Exercise aim: Gather all lines from the material that contain "constexpr".

━━━━━━━━━━━━━━━━

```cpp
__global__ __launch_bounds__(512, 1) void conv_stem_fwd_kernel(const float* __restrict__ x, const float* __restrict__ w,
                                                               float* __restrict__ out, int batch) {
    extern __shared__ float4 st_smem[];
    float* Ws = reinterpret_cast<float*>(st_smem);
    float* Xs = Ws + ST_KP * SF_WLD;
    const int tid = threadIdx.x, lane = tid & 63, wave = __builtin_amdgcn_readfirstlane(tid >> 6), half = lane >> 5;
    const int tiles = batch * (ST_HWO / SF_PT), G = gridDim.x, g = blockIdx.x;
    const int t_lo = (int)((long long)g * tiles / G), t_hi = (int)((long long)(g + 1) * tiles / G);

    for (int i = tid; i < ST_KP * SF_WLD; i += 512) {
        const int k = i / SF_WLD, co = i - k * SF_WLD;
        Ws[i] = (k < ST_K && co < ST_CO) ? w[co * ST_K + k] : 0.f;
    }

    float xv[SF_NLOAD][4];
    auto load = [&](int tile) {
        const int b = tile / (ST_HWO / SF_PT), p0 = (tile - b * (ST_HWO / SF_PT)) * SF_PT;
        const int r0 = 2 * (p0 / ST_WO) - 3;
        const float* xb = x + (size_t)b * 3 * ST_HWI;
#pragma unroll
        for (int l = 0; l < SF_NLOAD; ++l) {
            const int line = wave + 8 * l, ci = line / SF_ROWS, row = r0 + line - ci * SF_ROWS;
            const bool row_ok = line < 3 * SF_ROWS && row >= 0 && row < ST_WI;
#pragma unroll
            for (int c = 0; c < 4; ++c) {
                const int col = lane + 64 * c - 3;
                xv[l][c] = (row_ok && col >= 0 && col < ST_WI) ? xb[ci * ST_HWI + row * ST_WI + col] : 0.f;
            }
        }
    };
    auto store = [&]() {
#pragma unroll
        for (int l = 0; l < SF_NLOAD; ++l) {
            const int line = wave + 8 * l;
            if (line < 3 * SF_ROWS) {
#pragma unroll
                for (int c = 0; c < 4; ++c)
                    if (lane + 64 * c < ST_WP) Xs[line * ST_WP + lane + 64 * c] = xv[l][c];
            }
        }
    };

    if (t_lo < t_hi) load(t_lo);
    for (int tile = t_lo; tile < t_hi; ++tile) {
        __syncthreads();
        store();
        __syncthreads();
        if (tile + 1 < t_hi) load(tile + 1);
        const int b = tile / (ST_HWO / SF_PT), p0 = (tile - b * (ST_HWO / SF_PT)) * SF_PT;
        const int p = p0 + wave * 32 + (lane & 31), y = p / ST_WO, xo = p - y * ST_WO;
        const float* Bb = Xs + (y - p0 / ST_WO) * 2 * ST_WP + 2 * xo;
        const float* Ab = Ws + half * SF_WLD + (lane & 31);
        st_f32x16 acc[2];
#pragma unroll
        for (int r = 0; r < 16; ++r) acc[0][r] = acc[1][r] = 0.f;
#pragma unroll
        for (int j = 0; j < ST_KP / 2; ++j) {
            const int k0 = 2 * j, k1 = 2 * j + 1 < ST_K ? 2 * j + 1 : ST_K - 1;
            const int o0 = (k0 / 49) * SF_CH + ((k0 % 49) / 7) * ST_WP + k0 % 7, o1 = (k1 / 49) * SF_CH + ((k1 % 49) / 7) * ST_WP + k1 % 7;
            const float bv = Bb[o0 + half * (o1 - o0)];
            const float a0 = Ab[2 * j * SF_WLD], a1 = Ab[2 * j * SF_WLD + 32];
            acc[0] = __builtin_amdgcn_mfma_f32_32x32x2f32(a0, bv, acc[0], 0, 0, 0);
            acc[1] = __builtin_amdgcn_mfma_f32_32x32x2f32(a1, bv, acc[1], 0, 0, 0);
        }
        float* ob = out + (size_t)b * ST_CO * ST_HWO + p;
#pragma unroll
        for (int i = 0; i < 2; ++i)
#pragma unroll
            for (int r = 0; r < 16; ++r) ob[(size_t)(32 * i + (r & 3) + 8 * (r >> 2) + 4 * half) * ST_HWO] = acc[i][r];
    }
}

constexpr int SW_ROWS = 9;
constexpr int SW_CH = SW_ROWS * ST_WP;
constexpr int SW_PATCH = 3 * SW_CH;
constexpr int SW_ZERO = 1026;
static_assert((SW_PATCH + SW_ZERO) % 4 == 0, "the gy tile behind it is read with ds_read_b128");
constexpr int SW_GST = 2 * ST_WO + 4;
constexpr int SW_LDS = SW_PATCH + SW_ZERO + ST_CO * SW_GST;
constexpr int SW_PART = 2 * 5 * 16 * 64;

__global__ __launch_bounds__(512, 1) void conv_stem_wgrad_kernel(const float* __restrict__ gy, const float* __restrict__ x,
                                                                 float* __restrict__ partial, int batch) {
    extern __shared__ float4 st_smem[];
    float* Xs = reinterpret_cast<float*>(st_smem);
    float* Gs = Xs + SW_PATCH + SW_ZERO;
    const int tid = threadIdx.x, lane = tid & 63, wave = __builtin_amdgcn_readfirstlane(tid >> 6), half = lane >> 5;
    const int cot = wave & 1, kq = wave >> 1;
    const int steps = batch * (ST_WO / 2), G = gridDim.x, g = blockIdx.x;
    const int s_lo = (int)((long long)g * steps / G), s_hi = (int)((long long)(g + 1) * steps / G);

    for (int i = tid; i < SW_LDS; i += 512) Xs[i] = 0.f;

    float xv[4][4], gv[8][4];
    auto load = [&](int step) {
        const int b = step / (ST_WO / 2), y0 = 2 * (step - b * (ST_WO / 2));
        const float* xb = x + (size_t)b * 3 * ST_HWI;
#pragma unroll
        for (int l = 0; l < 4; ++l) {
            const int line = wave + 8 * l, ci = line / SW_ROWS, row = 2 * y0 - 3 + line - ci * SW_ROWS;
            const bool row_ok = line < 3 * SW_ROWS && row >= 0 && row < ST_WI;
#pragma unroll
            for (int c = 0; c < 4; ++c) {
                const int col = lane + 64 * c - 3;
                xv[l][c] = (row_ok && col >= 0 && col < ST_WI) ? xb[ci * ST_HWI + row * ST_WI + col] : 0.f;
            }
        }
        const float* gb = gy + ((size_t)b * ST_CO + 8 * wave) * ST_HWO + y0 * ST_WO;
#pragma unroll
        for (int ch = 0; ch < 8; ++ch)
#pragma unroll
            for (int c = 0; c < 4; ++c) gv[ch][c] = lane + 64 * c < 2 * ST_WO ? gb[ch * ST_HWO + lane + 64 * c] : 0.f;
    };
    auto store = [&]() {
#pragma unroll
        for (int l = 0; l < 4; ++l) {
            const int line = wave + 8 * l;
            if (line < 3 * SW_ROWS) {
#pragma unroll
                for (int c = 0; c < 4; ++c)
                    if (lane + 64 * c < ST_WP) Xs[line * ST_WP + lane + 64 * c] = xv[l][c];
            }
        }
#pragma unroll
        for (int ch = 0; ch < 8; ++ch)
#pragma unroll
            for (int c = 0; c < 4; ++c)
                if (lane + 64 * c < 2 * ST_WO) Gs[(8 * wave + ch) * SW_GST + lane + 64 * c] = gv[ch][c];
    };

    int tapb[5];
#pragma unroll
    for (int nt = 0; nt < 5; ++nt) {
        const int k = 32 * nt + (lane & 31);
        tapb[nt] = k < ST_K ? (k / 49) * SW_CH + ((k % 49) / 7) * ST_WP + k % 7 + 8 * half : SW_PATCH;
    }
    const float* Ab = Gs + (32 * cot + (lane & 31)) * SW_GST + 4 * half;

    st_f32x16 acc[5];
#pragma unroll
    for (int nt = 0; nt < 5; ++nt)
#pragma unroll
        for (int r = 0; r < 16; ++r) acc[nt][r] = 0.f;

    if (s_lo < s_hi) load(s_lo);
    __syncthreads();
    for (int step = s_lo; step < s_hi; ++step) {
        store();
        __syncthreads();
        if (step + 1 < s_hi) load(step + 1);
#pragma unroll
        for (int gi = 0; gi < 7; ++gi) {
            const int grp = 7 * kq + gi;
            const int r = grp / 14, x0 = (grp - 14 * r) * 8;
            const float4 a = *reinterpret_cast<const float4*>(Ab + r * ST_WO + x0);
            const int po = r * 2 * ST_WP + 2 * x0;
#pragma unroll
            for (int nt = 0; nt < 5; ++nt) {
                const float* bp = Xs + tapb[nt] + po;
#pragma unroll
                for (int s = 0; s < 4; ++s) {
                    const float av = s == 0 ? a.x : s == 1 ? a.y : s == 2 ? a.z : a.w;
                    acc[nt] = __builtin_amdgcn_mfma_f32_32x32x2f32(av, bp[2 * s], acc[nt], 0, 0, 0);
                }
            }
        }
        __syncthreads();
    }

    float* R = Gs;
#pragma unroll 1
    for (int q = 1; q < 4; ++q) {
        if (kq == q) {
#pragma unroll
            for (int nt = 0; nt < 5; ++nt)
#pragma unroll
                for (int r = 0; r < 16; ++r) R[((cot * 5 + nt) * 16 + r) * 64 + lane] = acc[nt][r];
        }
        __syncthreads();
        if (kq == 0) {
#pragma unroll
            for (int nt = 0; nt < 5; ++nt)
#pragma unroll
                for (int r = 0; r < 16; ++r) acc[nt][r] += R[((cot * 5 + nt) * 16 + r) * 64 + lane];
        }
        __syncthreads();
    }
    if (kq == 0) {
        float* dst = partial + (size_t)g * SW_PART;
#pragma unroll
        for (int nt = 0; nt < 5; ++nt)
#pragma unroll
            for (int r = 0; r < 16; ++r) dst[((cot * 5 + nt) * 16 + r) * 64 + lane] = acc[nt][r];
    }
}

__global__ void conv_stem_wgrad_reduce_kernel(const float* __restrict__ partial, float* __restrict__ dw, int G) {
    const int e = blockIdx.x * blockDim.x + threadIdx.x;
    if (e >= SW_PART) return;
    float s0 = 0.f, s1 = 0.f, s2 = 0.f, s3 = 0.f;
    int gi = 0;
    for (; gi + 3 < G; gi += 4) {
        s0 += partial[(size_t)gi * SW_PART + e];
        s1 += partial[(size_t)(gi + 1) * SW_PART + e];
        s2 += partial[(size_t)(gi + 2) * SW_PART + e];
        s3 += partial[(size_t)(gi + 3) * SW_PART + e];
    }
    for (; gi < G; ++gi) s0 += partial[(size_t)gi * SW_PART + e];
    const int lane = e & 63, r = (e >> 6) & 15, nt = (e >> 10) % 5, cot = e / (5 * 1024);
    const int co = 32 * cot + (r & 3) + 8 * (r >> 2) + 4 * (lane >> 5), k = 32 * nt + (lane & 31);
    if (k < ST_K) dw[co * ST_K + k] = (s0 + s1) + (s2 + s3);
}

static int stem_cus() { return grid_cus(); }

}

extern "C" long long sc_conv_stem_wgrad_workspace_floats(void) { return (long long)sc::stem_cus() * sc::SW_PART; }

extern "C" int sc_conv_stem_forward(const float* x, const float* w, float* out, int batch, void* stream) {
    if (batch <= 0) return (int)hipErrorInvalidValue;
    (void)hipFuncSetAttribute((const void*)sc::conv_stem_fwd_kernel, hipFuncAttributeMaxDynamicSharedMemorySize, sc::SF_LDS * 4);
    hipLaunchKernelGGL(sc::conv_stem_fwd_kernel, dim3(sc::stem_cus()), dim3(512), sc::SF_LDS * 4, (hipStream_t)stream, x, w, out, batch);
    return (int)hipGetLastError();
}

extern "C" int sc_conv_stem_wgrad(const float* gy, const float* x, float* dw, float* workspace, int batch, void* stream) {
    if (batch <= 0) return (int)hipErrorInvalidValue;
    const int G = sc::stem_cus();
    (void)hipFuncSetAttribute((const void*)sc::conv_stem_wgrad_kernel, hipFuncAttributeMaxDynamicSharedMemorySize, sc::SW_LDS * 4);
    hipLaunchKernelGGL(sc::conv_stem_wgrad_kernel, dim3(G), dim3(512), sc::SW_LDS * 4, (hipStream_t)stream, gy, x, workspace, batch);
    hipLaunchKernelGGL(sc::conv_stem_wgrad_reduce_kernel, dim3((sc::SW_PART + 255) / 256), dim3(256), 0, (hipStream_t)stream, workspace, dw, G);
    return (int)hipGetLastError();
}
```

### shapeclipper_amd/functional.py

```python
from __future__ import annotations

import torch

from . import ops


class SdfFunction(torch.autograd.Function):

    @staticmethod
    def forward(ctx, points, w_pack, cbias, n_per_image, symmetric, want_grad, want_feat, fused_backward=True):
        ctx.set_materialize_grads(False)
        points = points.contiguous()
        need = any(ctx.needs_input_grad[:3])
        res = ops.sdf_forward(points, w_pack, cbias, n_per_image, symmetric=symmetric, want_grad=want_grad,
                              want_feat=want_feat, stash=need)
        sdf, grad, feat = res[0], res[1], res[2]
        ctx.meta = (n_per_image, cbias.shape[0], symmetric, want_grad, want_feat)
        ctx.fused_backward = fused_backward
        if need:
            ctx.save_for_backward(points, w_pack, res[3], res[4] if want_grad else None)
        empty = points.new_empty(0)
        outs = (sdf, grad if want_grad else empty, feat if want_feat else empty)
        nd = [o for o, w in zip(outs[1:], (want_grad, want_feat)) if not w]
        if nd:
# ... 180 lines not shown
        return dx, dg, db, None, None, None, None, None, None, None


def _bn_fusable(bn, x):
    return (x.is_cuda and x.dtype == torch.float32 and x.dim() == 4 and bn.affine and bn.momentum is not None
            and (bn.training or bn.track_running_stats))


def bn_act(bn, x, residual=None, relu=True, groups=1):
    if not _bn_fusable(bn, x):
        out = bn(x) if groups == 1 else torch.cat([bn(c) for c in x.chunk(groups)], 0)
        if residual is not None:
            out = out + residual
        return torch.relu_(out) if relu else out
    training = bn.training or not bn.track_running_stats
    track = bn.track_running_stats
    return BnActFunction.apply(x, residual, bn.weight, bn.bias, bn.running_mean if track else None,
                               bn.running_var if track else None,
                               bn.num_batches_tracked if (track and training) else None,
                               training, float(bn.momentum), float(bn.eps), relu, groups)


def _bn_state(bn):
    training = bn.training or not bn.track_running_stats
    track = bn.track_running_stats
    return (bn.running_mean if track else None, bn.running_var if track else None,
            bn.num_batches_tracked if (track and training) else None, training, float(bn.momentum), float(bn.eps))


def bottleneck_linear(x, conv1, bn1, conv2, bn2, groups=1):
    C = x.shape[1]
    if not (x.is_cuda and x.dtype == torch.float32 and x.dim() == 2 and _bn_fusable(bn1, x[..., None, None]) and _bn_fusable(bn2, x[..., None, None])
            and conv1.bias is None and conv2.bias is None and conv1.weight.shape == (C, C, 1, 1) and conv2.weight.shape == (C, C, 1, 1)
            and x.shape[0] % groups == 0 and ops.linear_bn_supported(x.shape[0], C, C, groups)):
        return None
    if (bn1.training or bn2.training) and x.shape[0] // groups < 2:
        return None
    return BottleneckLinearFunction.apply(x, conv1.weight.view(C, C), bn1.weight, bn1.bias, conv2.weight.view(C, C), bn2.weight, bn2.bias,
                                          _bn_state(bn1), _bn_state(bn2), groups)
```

━━━━━━━━━━━━━━━━

Your response:
constexpr int SW_ROWS = 9;
constexpr int SW_CH = SW_ROWS * ST_WP;
constexpr int SW_PATCH = 3 * SW_CH;
constexpr int SW_ZERO = 1026;
constexpr int SW_GST = 2 * ST_WO + 4;
constexpr int SW_LDS = SW_PATCH + SW_ZERO + ST_CO * SW_GST;
constexpr int SW_PART = 2 * 5 * 16 * 64;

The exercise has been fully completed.